Latency and Token-Aware Test-Time Compute
This addresses the practical deployment challenge of balancing performance and efficiency in LLM inference, particularly for agentic workflows, though it is incremental over existing test-time compute methods.
The paper tackles the problem of dynamic compute allocation for inference-time scaling in large language models, which typically overlooks latency and incremental decoding methods. Their framework explicitly incorporates both token cost and latency, achieving favorable accuracy-cost trade-offs on reasoning benchmarks.

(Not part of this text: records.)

template <int KS>
__global__ __launch_bounds__(I8Geom<KS>::WAVES * 64, KS == 16 ? 1 : 2) void dense8_head_kernel(Dense8HeadArgs ha) {
    using G = I8Geom<KS>;
    constexpr int VB = G::WAVES * 2;
    extern __shared__ __attribute__((aligned(16))) unsigned char smem[];
    __shared__ float2 s_par[TILE_ROWS];
    __shared__ double s_qn2[TILE_ROWS];
    __shared__ float s_lm[TILE_ROWS][16];
    __shared__ u32 s_ticket, s_unit_ticket;
    if (threadIdx.x == 0) s_unit_ticket = 0u;
    const Dense8ScanArgs& a = ha.s;
    const int lane = threadIdx.x & 63;
    const int wave = __builtin_amdgcn_readfirstlane(threadIdx.x >> 6);
    const int r31 = lane & 31, h = lane >> 5;
    const float* q = ha.ind ? ha.ind->q : ha.q;
    const bool first = blockIdx.x == 0;
    signed char* planes = reinterpret_cast<signed char*>(smem);
#pragma unroll
    for (int rnd = 0; rnd < TILE_ROWS / (4 * G::WAVES); ++rnd) {
        const int qi = rnd * 4 * G::WAVES + wave * 4 + (lane >> 4);
        float2 pr;
        double Q;
        dense8_prep_query_row<KS / 2>(q + (long long)qi * ha.d, qi < ha.nq, ha.d, ha.center, ha.dx, ha.r_max, ha.x_max, ha.cosine,
                                      planes + qi * G::ROW_BYTES, planes + (TILE_ROWS + qi) * G::ROW_BYTES, pr, Q);
        if ((lane & 15) == 0) {
            s_par[qi] = pr;
            s_qn2[qi] = Q;
        }
        if (first) {
            if ((lane & 15) == 0) {
                const_cast<float2*>(a.par)[qi] = pr;
                ha.qn2[qi] = Q;
                ha.cnt[qi << I8_CNT_SHIFT] = 0u;
                if (qi == 0) ha.oflag[0] = 0u;
            }
            if (qi < ha.nq)
                for (int i = lane & 15; i < ha.ldq; i += 16) ha.q_al[(long long)qi * ha.ldq + i] = i < ha.d ? q[(long long)qi * ha.d + i] : 0.f;
        }
    }
    __syncthreads();
    i32x4 bq[KS], bl[KS];
    dense8_load_planes<KS>(planes, bq, bl);
    float unit_lo = s_par[r31].x * 0.00390625f;
    asm volatile("" : "+v"(unit_lo));
    if (first) {
        signed char* gp = const_cast<signed char*>(a.qs8);
        for (int i = threadIdx.x; i < 2 * TILE_ROWS * G::ROW_BYTES / 16; i += G::WAVES * 64)
            reinterpret_cast<uint4*>(gp)[i] = reinterpret_cast<const uint4*>(planes)[i];
        for (int i = threadIdx.x; i < I8_HIST_WORDS; i += G::WAVES * 64) a.hist[i] = 0u;
    }
    asm volatile("s_waitcnt vmcnt(0) lgkmcnt(0)" ::: "memory");
    __syncthreads();
    u32 wcount = 0;
    float smin = __builtin_inff();
    if (!(a.debug & 4096)) dense8_stream<KS, I8_LANEMIN>(a, smem, bq, bl, unit_lo, 0.f, wcount, smin, &s_unit_ticket);
    s_lm[r31][(wave * 2 + h) & 15] = smin;
    if (VB < 16 && wave == 0 && h == 0)
        for (int i = VB; i < 16; ++i) s_lm[r31][i] = __builtin_inff();
    __syncthreads();
    const int nb = (int)gridDim.x, keep = ha.keep, M = nb * keep;
#pragma unroll
    for (int rnd = 0; rnd < TILE_ROWS / (4 * G::WAVES); ++rnd) {
        const int qi = rnd * 4 * G::WAVES + wave * 4 + (lane >> 4), l16 = lane & 15;
        float v = s_lm[qi][l16];
#pragma unroll
        for (int kk2 = 2; kk2 <= 16; kk2 <<= 1)
#pragma unroll
            for (int j = kk2 >> 1; j > 0; j >>= 1) {
                const float o = __shfl_xor(v, j);
                const bool up = (l16 & kk2) == 0, lower = (l16 & j) == 0;
                v = (lower == up) ? fminf(v, o) : fmaxf(v, o);
            }
        if (l16 < keep) ha.lane_min[(long long)qi * M + (long long)blockIdx.x * keep + l16] = v;
    }
    asm volatile("s_waitcnt vmcnt(0)" ::: "memory");
    __syncthreads();
    if (threadIdx.x == 0) {
        __threadfence();
        const u32 t = atomicAdd(&ha.oflag[1], 1u);
        if (t == gridDim.x - 1) {
            __threadfence();
            ha.oflag[1] = 0u;
        }
        s_ticket = t;
    }
    __syncthreads();
    if (s_ticket != gridDim.x - 1) return;
    float* thr = const_cast<float*>(a.thr);
    const Dense8ThrPost post{s_par, s_qn2};
#pragma unroll
    for (int rnd = 0; rnd < TILE_ROWS / (4 * G::WAVES); ++rnd) {
        const int q0 = rnd * 4 * G::WAVES + wave * 4;
        float ts[4] = {-__builtin_inff(), -__builtin_inff(), -__builtin_inff(), -__builtin_inff()};
        if (q0 < ha.nq && !(a.debug & 2048)) {
            const float* v = ha.lane_min + (long long)q0 * M;
            if (M <= 256)
                wave_kth_smallest<4, 4>(v, M, M, ha.kk, ts);
            else if (M <= 512)
                wave_kth_smallest<8, 4>(v, M, M, ha.kk, ts);
            else if (M <= 1024)
                wave_kth_smallest<16, 4>(v, M, M, ha.kk, ts);
            else {
#pragma unroll
                for (int j = 0; j < 4; ++j) {
                    float one[1];
                    wave_kth_smallest<32, 1>(v + (long long)j * M, M, M, ha.kk, one);
                    ts[j] = one[0];
                }
            }
        }
#pragma unroll
        for (int j = 0; j < 4; ++j) {
            const float t = q0 + j < ha.nq ? post(q0 + j, ts[j]) : __builtin_nanf("");
            if (lane == 0) thr[q0 + j] = t;
        }
    }
}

Inference-time scaling has emerged as a powerful way to improve large language model (LLM) performance by generating multiple candidate responses and selecting among them. However, existing work on dynamic allocation for test-time compute typically considers only parallel generation methods such as best-of-N, overlooking incremental decoding methods like beam search, and has largely ignored latency, focusing only on token usage. We formulate inference-time scaling as a problem of dynamic compute allocation and method selection, where the system must decide which strategy to apply and how much compute to allocate on a per-query basis. Our framework explicitly incorporates both token cost and wall-clock latency, the latter being critical for user experience and particularly for agentic workflows where models must issue multiple queries efficiently. Experiments on reasoning benchmarks show that our approach consistently outperforms static strategies, achieving favorable accuracy-cost trade-offs while remaining practical for deployment.